_WHAT YOU SHOULD DO_.
Retype, exactly as they appear below, the lines between the line holding "ba.corr_out = nullptr;" and the line holding "cudaDeviceSynchronize();", both ends included.
════════
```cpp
extern "C" int hopsx_mnist_persist_occupancy(int dp) {
  using namespace mnistp;
  const void* fn = dp ? (const void*)mnist_persist_k<true> : (const void*)mnist_persist_k<false>;
  if (hipFuncSetAttribute(fn, hipFuncAttributeMaxDynamicSharedMemorySize, LDS_BYTES) != hipSuccess) return -1;
  int n = 0;
  if (hipOccupancyMaxActiveBlocksPerMultiprocessor(&n, fn, 256, LDS_BYTES) != hipSuccess) return -1;
  return n;
}

extern "C" void hopsx_mnist_persist_geom(long* g) {
  using namespace mnistp;
  g[0] = B;
  g[1] = NPOS;
  g[2] = NHEAD;
  g[3] = GRID;
  g[4] = NCONV;
  g[5] = NSLICE;
  g[6] = SLICE;
  g[7] = PAY;
  g[8] = FL_WORDS;
  g[9] = LDS_BYTES;
  g[10] = D_BYTES;
  g[11] = X_BYTES;
  g[12] = XF_WORDS;
  g[13] = XMAX;
  g[14] = XO_POOL;
  g[15] = XS_POOL;
  g[16] = XO_DHT;
  g[17] = XS_DHT;
  g[18] = XO_FC2;
  g[19] = XS_FC2;
  g[20] = XO_CONV;
  g[21] = XS_CONV;
  g[22] = TG_WORDS;
}
```

hops_examples_amd/runtime/persist.py:

```python
from __future__ import annotations

import os

import torch

from .launch_slots import ArgSlots, launch_shapes

_GEOM = None


def _ext():
    from ..ops import _C

    return _C.ext()


def geometry() -> dict:
    global _GEOM
    if _GEOM is None:
        g = _ext().mnist_persist_geom()
        _GEOM = dict(zip(["batch", "npos", "nhead", "grid", "nconv", "nslice", "slice", "pay", "flag_words",
                          "lds_bytes", "d_bytes", "x_bytes", "xflag_words", "max_ranks", "xo_pool", "xs_pool",
                          "xo_dht", "xs_dht", "xo_fc2", "xs_fc2", "xo_conv", "xs_conv", "tag_words"], g))
    return _GEOM


class PersistentError(RuntimeError):
    pass


def flagship_layers(model):
    from .. import nn as hnn
    from ..models.mnist import MirroredMnistCNN

    names = ("conv1", "conv2", "pool", "fc1", "fc2")
    L = [getattr(model, n, None) for n in names]
    if any(x is None for x in L):
        return None
    c1, c2, pool, f1, f2 = L

    def conv_ok(c, cin, cout):
        return (isinstance(c, hnn.Conv2d) and c.in_channels == cin and c.out_channels == cout
                and tuple(c.kernel_size) == (2, 2) and c.activation == "relu" and c.bias is not None
                and c.cfg.get("stride", 1) in (1, (1, 1)) and c.cfg.get("padding", 0) in (0, "valid", (0, 0))
                and c.cfg.get("dilation", 1) in (1, (1, 1)))

    def dense_ok(d, fin, fout, act):
        return (isinstance(d, hnn.Linear) and tuple(d.weight.shape) == (fout, fin) and d.activation == act
                and d.bias is not None)

    ok = (conv_ok(c1, 1, 32) and conv_ok(c2, 32, 64) and c1.in_affine is not None
          and isinstance(pool, hnn.MaxPool2d) and pool.k == 2 and pool.s in (None, 2) and not pool.p
          and 0.0 <= float(pool.dropout) < 1.0
          and dense_ok(f1, 13 * 13 * 64, 128, "relu") and dense_ok(f2, 128, 10, None))
    return L if ok and type(model).forward is MirroredMnistCNN.forward else None


def _device_cus(dev) -> int:
    return int(torch.cuda.get_device_properties(dev).multi_processor_count)


def _occupancy(dp: bool) -> int:
    return int(_ext().mnist_persist_occupancy(int(dp)))


def launchable(dev, world: int = 1) -> tuple[bool, str]:
    g = geometry()
    cus = _device_cus(dev)
    if cus < g["grid"]:
        return False, f"{cus} CUs < the persistent grid of {g['grid']} workgroups"
    occ = _occupancy(world > 1)
    if occ < 1:
        return False, f"occupancy {occ} workgroups per CU"
    return True, "ok"


# ... 476 lines not shown
```

Measured before the change: 1.463 million images/sec.

## Fill spin-wait in row gather with chunked fc1 Adadelta updates and early keep-mask draw

```diff
diff --git a/csrc/ops/bindings.cpp b/csrc/ops/bindings.cpp
--- a/csrc/ops/bindings.cpp
+++ b/csrc/ops/bindings.cpp
@@ -182,7 +182,7 @@
     return hopsx_unpad_cin_add(P<float>(g), R, C, cp, P<float>(tgt), S(st));
   });
   m.def("mnist_persist_geom", []() {
-    std::vector<long> g(23);
+    std::vector<long> g(24);
     hopsx_mnist_persist_geom(g.data());
     return g;
   });
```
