int reserve_slot(dvbs2fec_handle* h, DevCtx& d, Slot& s, int nframes, int kind, bool host_staging) {
    const LdpcCode& c = *h->code;
    CU(cudaSetDevice(d.device));
    CU(s.llr.reserve((size_t)nframes * c.N));
    if (kind == 1) CU(s.sym.reserve((size_t)nframes * h->plsyms * 2));
    if (kind == 2) CU(s.idx.reserve((size_t)nframes * input_frame_bytes(h, 2)));
    CU(s.hard.reserve((size_t)nframes * h->hard_stride));
    CU(s.iters.reserve(nframes));
    CU(s.corr.reserve(nframes));
    CU(s.bb.reserve((size_t)nframes * (c.kbch / 8)));
    CU(s.res.reserve(nframes));
    CU(s.workspace.reserve((size_t)d.grid * ldpc_workspace_bytes(d.ldpc)));
    CU(s.counter.reserve(1));
    if (host_staging) {
        size_t in_bytes = (size_t)nframes * input_frame_bytes(h, kind);
        CU(s.h_in.reserve(in_bytes));
        CU(s.h_bb.reserve((size_t)nframes * (c.kbch / 8)));
        CU(s.h_res.reserve(nframes));
    }
    return 0;
}

int enqueue_chain(dvbs2fec_handle* h, DevCtx& d, Slot& s, const float* d_sym, const int8_t* d_llr, int n,
                  uint8_t* d_bb, dvbs2fec_result* d_res, cudaStream_t st, int* launches, uint64_t tag_base = 0,
                  const unsigned int* arrived = nullptr, const uint8_t* d_idx = nullptr) {
    const int8_t* llr = d_llr;
    dvbs2fec_handle::Span cur{0, nullptr, nullptr};
    auto mark = [&](int kind, bool begin) {
        if (!h->profiling) return;
        if (begin) {
            cur = dvbs2fec_handle::Span{kind, nullptr, nullptr};
            cudaEventCreate(&cur.a);
            cudaEventCreate(&cur.b);
            cudaEventRecord(cur.a, st);
        } else {
            cudaEventRecord(cur.b, st);
            std::lock_guard<std::mutex> lk(h->span_mu);
            h->spans.push_back(cur);
        }
    };
    if (d_sym || d_idx) {
        mark(0, true);
        int e = d_sym ? demap_launch(d.demap, d_sym, n, s.llr.p, st) : demap_idx_launch(d.demap, d_idx, n, s.llr.p, st);
        mark(0, false);
        if (e) return fail(DVBS2FEC_ECUDA, "demap launch: %s", cudaGetErrorString((cudaError_t)e));
        llr = s.llr.p;
        ++*launches;
    }
    CU(cudaMemsetAsync(s.counter.p, 0, sizeof(unsigned int), st));
    LdpcArgs la{};
    la.code = d.ldpc;
    la.llr_in = llr;
    la.nframes = n;
    la.max_trials = h->max_trials;
    la.hard_out = s.hard.p;
    la.hard_stride = h->hard_stride;
    la.iters_out = s.iters.p;
    la.llr_out = nullptr;
    la.workspace = s.workspace.p;
    la.work_counter = s.counter.p;
    la.arrived = arrived;
    int grid = std::min(d.grid, (n + 1) / 2);
    mark(1, true);
    int e = ldpc_launch(la, grid, st);
    mark(1, false);
    if (e) return fail(DVBS2FEC_ECUDA, "ldpc launch: %s", cudaGetErrorString((cudaError_t)e));
    ++*launches;
    BchArgs ba{};
    ba.code = d.bchd;
    ba.hard = s.hard.p;
    ba.hard_stride = h->hard_stride;
    ba.nframes = n;
    ba.ldpc_iters = s.iters.p;
    ba.tags = nullptr;
    ba.tag_base = tag_base;
    ba.bb_out = d_bb;
    ba.results = d_res;
    ba.corr_out = nullptr;
    ba.descramble = 1;
    mark(2, true);
    e = bch_launch(ba, st);
    mark(2, false);
    if (e) return fail(DVBS2FEC_ECUDA, "bch launch: %s", cudaGetErrorString((cudaError_t)e));
    ++*launches;
    return 0;
}

int arm_streamed_input(Slot& s, int nframes) {
    CU(s.arrived.reserve(1));
    CU(s.arrived_vals.reserve((size_t)(nframes + kPiece - 1) / kPiece + 1));
    CU(cudaMemsetAsync(s.arrived.p, 0, sizeof(unsigned int), s.copy));
    CU(cudaEventRecord(s.armed, s.copy));
    CU(cudaStreamWaitEvent(s.stream, s.armed, 0));
    return 0;
}
int feed_streamed_input(Slot& s, const uint8_t* src, int nframes, size_t frame_bytes, bool src_pinned) {
    for (int f0 = 0, k = 0; f0 < nframes; f0 += kPiece, ++k) {
        const int n = std::min(kPiece, nframes - f0);
        const uint8_t* from = src + (size_t)f0 * frame_bytes;
        if (!src_pinned) {
            memcpy(s.h_in.p + (size_t)f0 * frame_bytes, from, (size_t)n * frame_bytes);
            from = s.h_in.p + (size_t)f0 * frame_bytes;
        }
        CU(cudaMemcpyAsync(s.llr.p + (size_t)f0 * frame_bytes, from, (size_t)n * frame_bytes, cudaMemcpyHostToDevice, s.copy));
        s.arrived_vals.p[k] = (unsigned int)(f0 + n);
// ... 317 lines not shown
    if (h->worker.joinable()) h->worker.join();
    for (auto& dp : h->devs) {
        DevCtx& d = *dp;
        cudaSetDevice(d.device);
        cudaDeviceSynchronize();
        for (int k = 0; k < 2 * kSlots + 1; ++k) {
            Slot& s = d.slot[k];
            s.llr.release(); s.sym.release(); s.idx.release(); s.hard.release(); s.iters.release(); s.corr.release();
            s.bb.release(); s.res.release(); s.workspace.release(); s.counter.release();
            s.h_in.release(); s.h_bb.release(); s.h_res.release();
            s.arrived.release(); s.arrived_vals.release();
            s.ts.release(); s.ts_len.release();
            if (s.done) cudaEventDestroy(s.done);
            if (s.armed) cudaEventDestroy(s.armed);
            if (s.copy && !(k >= 1 && k < kSlots)) cudaStreamDestroy(s.copy);
            if (s.stream) cudaStreamDestroy(s.stream);
        }
        for (auto& kv : d.codes) kv.second.row_level.release();
        for (auto& kv : d.bch) { kv.second.crc.release(); kv.second.basis.release(); }
        for (auto& kv : d.luts) kv.second.release();
        for (int i = 0; i < 2; ++i) { d.gf_log[i].release(); d.gf_exp[i].release(); }
        d.prbs.release();
        d.pl_rn.release();
    }
    if (h->ts) dvbs2fec_ts_destroy(h->ts);
    if (h->ts_done) cudaEventDestroy(h->ts_done);
    for (auto& sp : h->spans) {
        cudaEventDestroy(sp.a);
        cudaEventDestroy(sp.b);
    }
    for (auto& S : h->stages) {
        S.in.release();
        S.bb.release();
        S.res.release();
        S.ts.release();
        S.ts_len.release();
    }
    delete h;
}

int dvbs2fec_set_modcod(dvbs2fec_handle* h, int modcod, int shortframes, int pilots, int max_trials) {
    if (!h) return fail(DVBS2FEC_EINVAL, "handle is NULL");
    ModcodCfg mc;
    if (!modcod_config(modcod, shortframes != 0, pilots != 0, &mc))
        return fail(DVBS2FEC_EINVAL, "MODCOD %d is outside 1..28", modcod);
    if (mc.code < 0)
// ... 25 lines not shown
    if (codenum > 262141) return fail(DVBS2FEC_EINVAL, "Gold code number %d outside 0..262141", codenum);
    drain_queue(h);
    h->pl_codenum = codenum < 0 ? -1 : codenum;
    for (auto& dp : h->devs) {
        DevCtx& d = *dp;
        CU(cudaSetDevice(d.device));
        if (codenum >= 0) {
            std::vector<uint8_t> rn = pl_scrambling_rn(codenum, 32400 + 36 * 22 + 8);
            CU(d.pl_rn.reserve(rn.size()));
            CU(cudaMemcpy(d.pl_rn.p, rn.data(), rn.size(), cudaMemcpyHostToDevice));
            CU(cudaStreamSynchronize(nullptr));
        }
        d.demap.rn = codenum >= 0 ? d.pl_rn.p : nullptr;
    }
    return 0;
}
════════
_SOLUTION TO THIS TASK_.
    ba.corr_out = nullptr;
    ba.descramble = 1;
    mark(2, true);
    e = bch_launch(ba, st);
    mark(2, false);
    if (e) return fail(DVBS2FEC_ECUDA, "bch launch: %s", cudaGetErrorString((cudaError_t)e));
    ++*launches;
    return 0;
}

int arm_streamed_input(Slot& s, int nframes) {
    CU(s.arrived.reserve(1));
    CU(s.arrived_vals.reserve((size_t)(nframes + kPiece - 1) / kPiece + 1));
    CU(cudaMemsetAsync(s.arrived.p, 0, sizeof(unsigned int), s.copy));
    CU(cudaEventRecord(s.armed, s.copy));
    CU(cudaStreamWaitEvent(s.stream, s.armed, 0));
    return 0;
}
int feed_streamed_input(Slot& s, const uint8_t* src, int nframes, size_t frame_bytes, bool src_pinned) {
    for (int f0 = 0, k = 0; f0 < nframes; f0 += kPiece, ++k) {
        const int n = std::min(kPiece, nframes - f0);
        const uint8_t* from = src + (size_t)f0 * frame_bytes;
        if (!src_pinned) {
            memcpy(s.h_in.p + (size_t)f0 * frame_bytes, from, (size_t)n * frame_bytes);
            from = s.h_in.p + (size_t)f0 * frame_bytes;
        }
        CU(cudaMemcpyAsync(s.llr.p + (size_t)f0 * frame_bytes, from, (size_t)n * frame_bytes, cudaMemcpyHostToDevice, s.copy));
        s.arrived_vals.p[k] = (unsigned int)(f0 + n);
// ... 317 lines not shown
    if (h->worker.joinable()) h->worker.join();
    for (auto& dp : h->devs) {
        DevCtx& d = *dp;
        cudaSetDevice(d.device);
        cudaDeviceSynchronize();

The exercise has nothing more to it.